Go to Chipotle and Five Guys instead. Chipotle loads so much shit in the burritos they rip half the time and Five Guys gives you all the potatoes in Idaho if you order the fries.
And honestly, if Taco Bell is shorting you on the beef, they’re doing you a favor.
“if Taco Bell is shorting you on the “beef”, they’re doing you a favor.”
FTFY
In fact, this field has a name. It’s called Food Styling. A Food Stylist is a person who makes the food look hot in the commercial by hiding a smoke source in it so it looks like it’s steaming and so on.
This field is actually really regulated. They are not allowed to fake anything. They can’t use larger portions for example, or different ingredients. However, as you say, they have a lot of tricks to make things look better.
They also freeze things because frozen things look better in photos. They don’t droop or sag or slump. So the steaming hot burger you see in an ad is frozen then has something behind it making smoke to look like steam.
This guy is going to lose his suit for all those reasons. What food stylists do is heavily regulated and all legal. They’re just really good at it now.
They all do. That’s all regulated, as I mention above. People think food photography must be lies, but it is really regulated for this exact reason. They have to use the real product made by the restaurant.
I think people assume it’s lies because they don’t understand how good Food Stylists are. There’s a level expertise that people reach in their fields where layfolk stop believing such things are possible and look for other explanations.
… most corporate chain fast food though
They have to use the food, but they can do just about anything they want with it. If the stylist wants to pick all the chocolate chips out of an entire tub of mint chocolate chip ice cream and put all of them into a single small bowl of the ice cream, they can legally do that, because you could. You wouldn’t, because it’s stupid, but you could. The stylists really do.

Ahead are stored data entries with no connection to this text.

# tychedelia/josefine

Hardware: NVIDIA H100
Metric: Raft-group ticks/sec @ 64Ki groups x 5 replicas (higher is better)
Workload: dtype u64

## Files before the change

josefine_b200/csrc/sym_fold.cuh:

```cuda
#pragma once
#include "raft_device.cuh"

namespace jr {
#ifdef JR_DEVICE_CODE

struct SymMail {
  uint32_t hb, hb_commit;
  uint32_t ae, ae_nb, ae_id[JR_MAX_AE_BLOCKS];
  uint32_t mk;
  uint32_t hbr, hbr_commit, hbr_has;
  uint32_t ar, ar_head;
};

constexpr uint32_t SYM_ROWS = 8;
#ifndef JR_SYM_LANES
#define JR_SYM_LANES 128
#endif
constexpr uint32_t SYM_LANES = JR_SYM_LANES;
constexpr uint32_t SYM_ENC_L = 5, SYM_ENC_F = 3;
constexpr uint32_t SYM_SMEM_UNITS = 2 * SYM_ROWS + SYM_ENC_L + SYM_ENC_F;
constexpr uint32_t SYM2_GROUPS = 64;
constexpr uint32_t SYM2_UNITS = SYM_SMEM_UNITS + 2 * 2 + 2 * 1;
constexpr uint32_t SYM2_ABORT = 1u << 8, SYM2_IDS = 1u << 9, SYM2_MODE = 1u << 10;

template <int R, bool SPLIT = false>
struct SymGroup {
  static constexpr uint32_t STRIDE = SPLIT ? SYM2_GROUPS : SYM_LANES;
  const Dev& d;
  const uint32_t g;
  const size_t plane;
  uint32_t L;
  uint32_t F0;
  uint64_t term, hbtime, now;
  uint32_t head, commit, idgen, maxkey, ckey, ph_self, mode_self, ph_f, mode_f;
  uint32_t fhead, fcommit, fmaxkey, fckey;
  uint32_t n_hb;
  uint64_t last_hb;
  uint32_t tbase;
  uint32_t flo;
  uint4* rows;
  uint4* enc;
  uint32_t lcnt, fcnt;
  uint32_t n_app;
  bool abort;
  bool share;

  __device__ __forceinline__ SymGroup(const Dev& dv, uint32_t g_) : d(dv), g(g_), plane((size_t)R * dv.Gp) {}
  __device__ __forceinline__ size_t rg(uint32_t r) const { return (size_t)r * d.Gp + g; }
  __device__ __forceinline__ size_t row(uint32_t r, uint32_t bid) const { return (size_t)(bid & d.capm) * plane + rg(r); }
  __device__ __forceinline__ bool in_window(uint32_t bid) const { return bid - tbase < d.cap; }
  __device__ __forceinline__ uint4& slot(uint32_t r, uint32_t bid) const { return rows[((r == L ? 0u : SYM_ROWS) + (bid % SYM_ROWS)) * STRIDE]; }
  __device__ __forceinline__ void cache_put(uint32_t r, uint32_t bid, uint32_t nx, uint64_t tk) const {
    slot(r, bid) = make_uint4(bid, nx, (uint32_t)tk, (uint32_t)(tk >> 32));
  }
  __device__ __forceinline__ void fetch(uint32_t r, uint32_t bid, uint32_t& next, uint64_t& tok) {
    if (!in_window(bid)) { next = ABSENT; tok = 0; return; }
    const uint4 e = slot(r, bid);
    if (e.x == bid) { next = e.y; tok = (uint64_t)e.z | ((uint64_t)e.w << 32); return; }
    next = __ldcg(d.cnext + row(r, bid));
    tok = __ldcg(d.ctok + row(r, bid));
    if (!SPLIT) cache_put(r, bid, next, tok);
  }
  __device__ __forceinline__ void fetch_sent(uint32_t bid, uint32_t mk_sent, uint32_t n_app, uint32_t& next, uint64_t& tok) {
    if (!SPLIT) { fetch(L, bid, next, tok); return; }
    if (!in_window(bid)) { next = ABSENT; tok = 0; return; }
    if (bid + SYM_ROWS > mk_sent + n_app) {
      const uint4 e = slot(L, bid);
      if (e.x == bid) { next = e.y; tok = (uint64_t)e.z | ((uint64_t)e.w << 32); return; }
    }
    next = __ldcg(d.cnext + row(L, bid));
    tok = __ldcg(d.ctok + row(L, bid));
  }
  __device__ __forceinline__ void cache_clear(uint32_t first = 0, uint32_t n = 2 * SYM_ROWS) const {
#pragma unroll
    for (uint32_t k = 0; k < 2 * SYM_ROWS; ++k)
      if (k >= first && k < first + n) rows[k * STRIDE] = make_uint4(ABSENT, ABSENT, 0u, 0u);
  }
  __device__ __forceinline__ void cache_fill(uint32_t r, uint32_t top) const {
    uint32_t nx[SYM_ROWS];
    uint64_t tk[SYM_ROWS];
#pragma unroll
    for (uint32_t j = 0; j < SYM_ROWS; ++j)
      if (j <= top && in_window(top - j)) {
        nx[j] = d.cnext[row(r, top - j)];
        tk[j] = d.ctok[row(r, top - j)];
      }
#pragma unroll
    for (uint32_t j = 0; j < SYM_ROWS; ++j)
      if (j <= top && in_window(top - j)) cache_put(r, top - j, nx[j], tk[j]);
  }
  __device__ __forceinline__ bool has(uint32_t r, uint32_t bid) {
    uint32_t n; uint64_t t;
    fetch(r, bid, n, t);
    return n != ABSENT;
  }
  __device__ __forceinline__ void fetch_f(uint32_t bid, uint32_t& next, uint64_t& tok) {
    if (in_window(bid) && bid < flo) { abort = true; next = ABSENT; tok = 0; return; }
    fetch(F0, bid, next, tok);
  }
  __device__ __forceinline__ bool has_f(uint32_t bid) {
    uint32_t n; uint64_t t;
    fetch_f(bid, n, t);
    return n != ABSENT;
  }

  __device__ __forceinline__ uint4& eq(uint32_t k) const { return enc[k * STRIDE]; }
  __device__ __forceinline__ FsmOut leader_out() const { return FsmOut{d.fs + rg(L), plane, d.F, g, L}; }
  __device__ __forceinline__ FsmOut followers_out() const {
    return FsmOut{d.fs + rg(F0), plane, d.F, g, F0, ((1u << R) - 1u) & ~(1u << L)};
  }
  __device__ __forceinline__ void enc_init_leader(uint2 leader_fc) const {
    eq(0) = make_uint4(leader_fc.x, leader_fc.y, leader_fc.y, 0u);
#pragma unroll
    for (uint32_t k = 1; k < SYM_ENC_L; ++k) eq(k) = make_uint4(0u, 0u, 0u, 0u);
  }
  __device__ __forceinline__ void enc_init_followers() const {
#pragma unroll
    for (uint32_t k = SYM_ENC_L; k < SYM_ENC_L + SYM_ENC_F; ++k) eq(k) = make_uint4(0u, 0u, 0u, 0u);
  }
  template <bool NOTIFY>
  __device__ __forceinline__ void emit_leader(uint32_t bid, uint32_t nxa, uint64_t tok) {
    if (!(d.flags & JR_F_CAPTURE_FSM)) return;
    if (lcnt >= d.Fr) { abort = true; return; }
    FsmEnc e;
    const uint4 q0 = eq(0);
    e.nrec = q0.x; e.seq = q0.y + lcnt; e.wseq = q0.z; e.pb2 = q0.w;
    ++lcnt;
    const bool window = NOTIFY || e.seq + 1u - e.wseq == FS_PATTERN_BITS;
    uint4 q1 = make_uint4(0u, 0u, 0u, 0u);
    if (window) q1 = eq(1);
    e.pb0 = (uint64_t)q1.x | ((uint64_t)q1.y << 32);
    e.pb1 = (uint64_t)q1.z | ((uint64_t)q1.w << 32);
    const uint4 qr = eq(NOTIFY ? 4 : 2), qs = eq(3);
    FsmRun& run = NOTIFY ? e.rn : e.ra;
    run.next_id = qr.x; run.count = qr.y;
    run.last = (uint64_t)qr.z | ((uint64_t)qr.w << 32);
    run.stride = NOTIFY ? ((uint64_t)qs.z | ((uint64_t)qs.w << 32)) : ((uint64_t)qs.x | ((uint64_t)qs.y << 32));
    fsm_enc_push<NOTIFY>(e, leader_out(), bid, nxa, tok);
    if (e.nrec != q0.x || e.wseq != q0.z || e.pb2 != q0.w) eq(0) = make_uint4(e.nrec, q0.y, e.wseq, e.pb2);
    if (window) eq(1) = make_uint4((uint32_t)e.pb0, (uint32_t)(e.pb0 >> 32), (uint32_t)e.pb1, (uint32_t)(e.pb1 >> 32));
    eq(NOTIFY ? 4 : 2) = make_uint4(run.next_id, run.count, (uint32_t)run.last, (uint32_t)(run.last >> 32));
    uint2* st = reinterpret_cast<uint2*>(&eq(3)) + (NOTIFY ? 1 : 0);
    *st = make_uint2((uint32_t)run.stride, (uint32_t)(run.stride >> 32));
  }
  __device__ __forceinline__ uint2 leader_end() {
    FsmEnc e;
    const uint4 q0 = eq(0), q1 = eq(1), q2 = eq(2), q3 = eq(3), q4 = eq(4);
    e.nrec = q0.x; e.seq = q0.y + lcnt; e.wseq = q0.z; e.pb2 = q0.w;
    e.pb0 = (uint64_t)q1.x | ((uint64_t)q1.y << 32);
    e.pb1 = (uint64_t)q1.z | ((uint64_t)q1.w << 32);
    e.ra = FsmRun{q2.x, q2.y, (uint64_t)q2.z | ((uint64_t)q2.w << 32), (uint64_t)q3.x | ((uint64_t)q3.y << 32)};
    e.rn = FsmRun{q4.x, q4.y, (uint64_t)q4.z | ((uint64_t)q4.w << 32), (uint64_t)q3.z | ((uint64_t)q3.w << 32)};
    return fsm_enc_end(e, leader_out());
  }
  __device__ __forceinline__ void emit_followers(uint32_t bid, uint32_t next, uint64_t tok) {
    if (!(d.flags & JR_F_CAPTURE_FSM)) return;
    if (fcnt >= d.Fr) { abort = true; return; }
    if (share) {
      FsmEnc e;
      const uint4 q0 = eq(SYM_ENC_L), q1 = eq(SYM_ENC_L + 1);
      const uint2 q2 = *reinterpret_cast<const uint2*>(&eq(SYM_ENC_L + 2));
      e.nrec = q0.x; e.seq = q0.y + fcnt; e.wseq = q0.z; e.pb2 = 0;
      e.pb0 = e.pb1 = 0;
      e.ra = FsmRun{q1.x, q1.y, (uint64_t)q1.z | ((uint64_t)q1.w << 32), (uint64_t)q2.x | ((uint64_t)q2.y << 32)};
      fsm_enc_push<false>(e, followers_out(), bid, next, tok);
      if (e.nrec != q0.x || e.wseq != q0.z) eq(SYM_ENC_L) = make_uint4(e.nrec, q0.y, e.wseq, 0u);
      eq(SYM_ENC_L + 1) = make_uint4(e.ra.next_id, e.ra.count, (uint32_t)e.ra.last, (uint32_t)(e.ra.last >> 32));
      *reinterpret_cast<uint2*>(&eq(SYM_ENC_L + 2)) = make_uint2((uint32_t)e.ra.stride, (uint32_t)(e.ra.stride >> 32));
    } else {
      const uint4 e = make_uint4(bid, next, (uint32_t)tok, (uint32_t)(tok >> 32));
#pragma unroll
      for (int r = 0; r < R; ++r)
        if ((uint32_t)r != L) d.fr[(size_t)fcnt * plane + rg(r)] = e;
    }
    ++fcnt;
  }
  __device__ __forceinline__ uint2 followers_end() {
    FsmEnc e;
    const uint4 q0 = eq(SYM_ENC_L), q1 = eq(SYM_ENC_L + 1), q2 = eq(SYM_ENC_L + 2);
    e.nrec = q0.x; e.seq = q0.y + fcnt; e.wseq = q0.z; e.pb2 = 0;
    e.pb0 = e.pb1 = 0;
    e.ra = FsmRun{q1.x, q1.y, (uint64_t)q1.z | ((uint64_t)q1.w << 32), (uint64_t)q2.x | ((uint64_t)q2.y << 32)};
    e.rn = FsmRun{0, 0, 0, 0};
    return fsm_enc_end(e, followers_out());
  }

  __device__ __forceinline__ uint32_t committed_index(uint32_t v_new, uint32_t n_new, uint32_t v_old) const {
    uint32_t v[R];
    v[0] = ph_self;
#pragma unroll
    for (int i = 1; i < R; ++i) v[i] = (uint32_t)i <= n_new ? v_new : v_old;
#pragma unroll
    for (int i = 0; i < R; ++i)
#pragma unroll
      for (int j = 0; j + 1 < R - i; ++j) {
        const uint32_t a = v[j], b = v[j + 1];
        v[j] = max(a, b);
        v[j + 1] = min(a, b);
      }
    return v[R / 2];
  }
  __device__ __forceinline__ void leader_commit(uint32_t v_new, uint32_t n_new, uint32_t v_old) {
    const uint32_t above = (ph_self > commit ? 1u : 0u) + (v_new > commit ? n_new : 0u) + (v_old > commit ? (uint32_t)(R - 1) - n_new : 0u);
    if (above < (uint32_t)(R / 2 + 1)) return;
    const uint32_t q = committed_index(v_new, n_new, v_old);
    if (q <= commit) return;
    if (!has(L, q)) { abort = true; return; }
    const uint32_t prev = commit;
    ckey = 1;
    commit = q;
    bool first = true;
    for (uint32_t b = max(prev, tbase); b <= q; ++b) {
      uint32_t nx; uint64_t tk;
      fetch(L, b, nx, tk);
      if (nx == ABSENT) continue;
      if (first) { first = false; continue; }
      emit_leader<false>(b, nx, tk);
    }
  }
  __device__ __forceinline__ void client_request(uint64_t tok) {
    const uint32_t bid = idgen++;
    if (!(bid > head) || !in_window(bid)) { abort = true; return; }
    d.cnext[row(L, bid)] = head;
    d.ctok[row(L, bid)] = tok;
    cache_put(L, bid, head, tok);
    if (bid > maxkey) maxkey = bid;
    head = bid;
    emit_leader<true>(bid, FSR_CLIENT, tok);
    mode_self = ph_self < head ? 1u : 0u;
    if (ph_self < head) ph_self = head;
    leader_commit(ph_f, R - 1, ph_f);
  }

  __device__ __forceinline__ void leader_tick(const SymMail& in, SymMail& out, uint64_t dense_tok, uint32_t n_synth,
                                              uint64_t step_index) {
    if (in.hbr && !in.hbr_has && in.hbr_commit > 0) { abort = true; return; }
    if (in.ar) {
      const uint32_t old = ph_f, v = in.ar_head;
      const bool inc = old < v;
      const uint32_t nw = inc ? v : old;
      for (uint32_t j = 1; j <= (uint32_t)(R - 1) && !abort; ++j) leader_commit(nw, j, old);
      ph_f = nw;
      mode_f = inc ? 1u : 0u;
      if (abort) return;
    }
    if (dense_tok) client_request(dense_tok);
    for (uint32_t i = 0; i < n_synth && !abort; ++i) client_request(synth_token(step_index, i, d.goff + g));
    if (abort) return;
    const uint64_t el = now >= hbtime ? now - hbtime : 0;
    if (el > (uint64_t)d.hb) {
      out.hb = 1;
      out.hb_commit = commit;
      hbtime = now;
    }
    out.ae = 1;
    out.mk = maxkey;
    if (!SPLIT) replicate(ph_f, mode_f, maxkey, out);
  }
  __device__ __forceinline__ void replicate(uint32_t phf, uint32_t modef, uint32_t mk, SymMail& out) {
    const uint32_t take = modef ? JR_MAX_AE_BLOCKS : 1u;
    uint32_t bid = max(phf, tbase), pulled = 0, nb = 0;
    while (pulled < 1 + take) {
      uint32_t nx = ABSENT; uint64_t tk = 0;
      while (bid <= mk) {
        fetch(L, bid, nx, tk);
        if (nx != ABSENT) break;
        ++bid;
      }
      if (bid > mk) break;
      if (pulled >= 1) out.ae_id[nb++] = bid;
      ++pulled;
      ++bid;
    }
    out.ae_nb = nb;
  }

  __device__ __forceinline__ void follower_heartbeat(const SymMail& in, SymMail& out) {
    ++n_hb;
    last_hb = now;
    const uint32_t c = in.hb_commit;
    const bool hasc = has_f(c);
    if (hasc && c > fcommit) {
      const uint32_t prev = fcommit;
      fckey = 1;
      fcommit = c;
      for (uint32_t b = max(prev, tbase); b < c; ++b) {
        uint32_t nx; uint64_t tk;
        fetch_f(b, nx, tk);
        if (nx != ABSENT) emit_followers(b, nx, tk);
      }
    }
    out.hbr = 1;
    out.hbr_commit = fcommit;
    out.hbr_has = hasc ? 1u : 0u;
  }
  __device__ __forceinline__ void follower_extend(uint32_t bid, uint32_t nx, uint64_t tk) {
    if (nx == ABSENT || !has_f(nx) || !in_window(bid)) { abort = true; return; }
#pragma unroll
    for (int r = 0; r < R; ++r)
      if ((uint32_t)r != L) {
        d.cnext[row(r, bid)] = nx;
        d.ctok[row(r, bid)] = tk;
      }
    cache_put(F0, bid, nx, tk);
    if (bid > fmaxkey) fmaxkey = bid;
    fhead = bid;
  }
  __device__ __forceinline__ void follower_tick(const SymMail& in, SymMail& out) {
    if (in.hb) follower_heartbeat(in, out);
    if (in.ae) {
      for (uint32_t k = 0; k < in.ae_nb && !abort; ++k) {
        const uint32_t bid = in.ae_id[k];
        uint32_t nx; uint64_t tk;
        fetch_sent(bid, in.mk, n_app, nx, tk);
        follower_extend(bid, nx, tk);
      }
      if (abort) return;
      if (in.ae_nb) {
        out.ar = 1;
        out.ar_head = fhead;
      }
    }
  }
  __device__ __forceinline__ void follower_tick_view(const SymMail& in, uint32_t phf, uint32_t modef, uint32_t mk, SymMail& out) {
    if (in.hb) follower_heartbeat(in, out);
    if (!in.ae || abort) return;
    const uint32_t take = modef ? JR_MAX_AE_BLOCKS : 1u;
    uint32_t bid = max(phf, tbase), pulled = 0, nb = 0;
    while (pulled < 1 + take) {
      uint32_t nx = ABSENT; uint64_t tk = 0;
      while (bid <= mk) {
        fetch_sent(bid, mk, n_app, nx, tk);
        if (nx != ABSENT) break;
        ++bid;
      }
      if (bid > mk) break;
      if (pulled >= 1) {
        follower_extend(bid, nx, tk);
        if (abort) return;
        ++nb;
      }
      ++pulled;
      ++bid;
    }
    if (nb) {
      out.ar = 1;
      out.ar_head = fhead;
    }
  }
};
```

And the reason all this is the way it is is that in the late 1960s, a photographer put a bunch of clear marbles into a bowl of Campbell’s soup to push all the solids up to the surface, to make it look like something other than a bowl of chickeny saltwater. There was a huge uproar when this became public knowledge: it was obviously deceptive, even though the contents of the bowl were in fact what was in the can. Sort of. Nowadays, stylists have other tricks to make soup look brimful with solid ingredients: they use an extremely shallow bowl shot to look deeper, or they photograph a spoon full of soup, mostly solids, hovering over the bowl in such a way that it hides most of the contents. They have one job, and it’s to make commercial food look better than it actually is.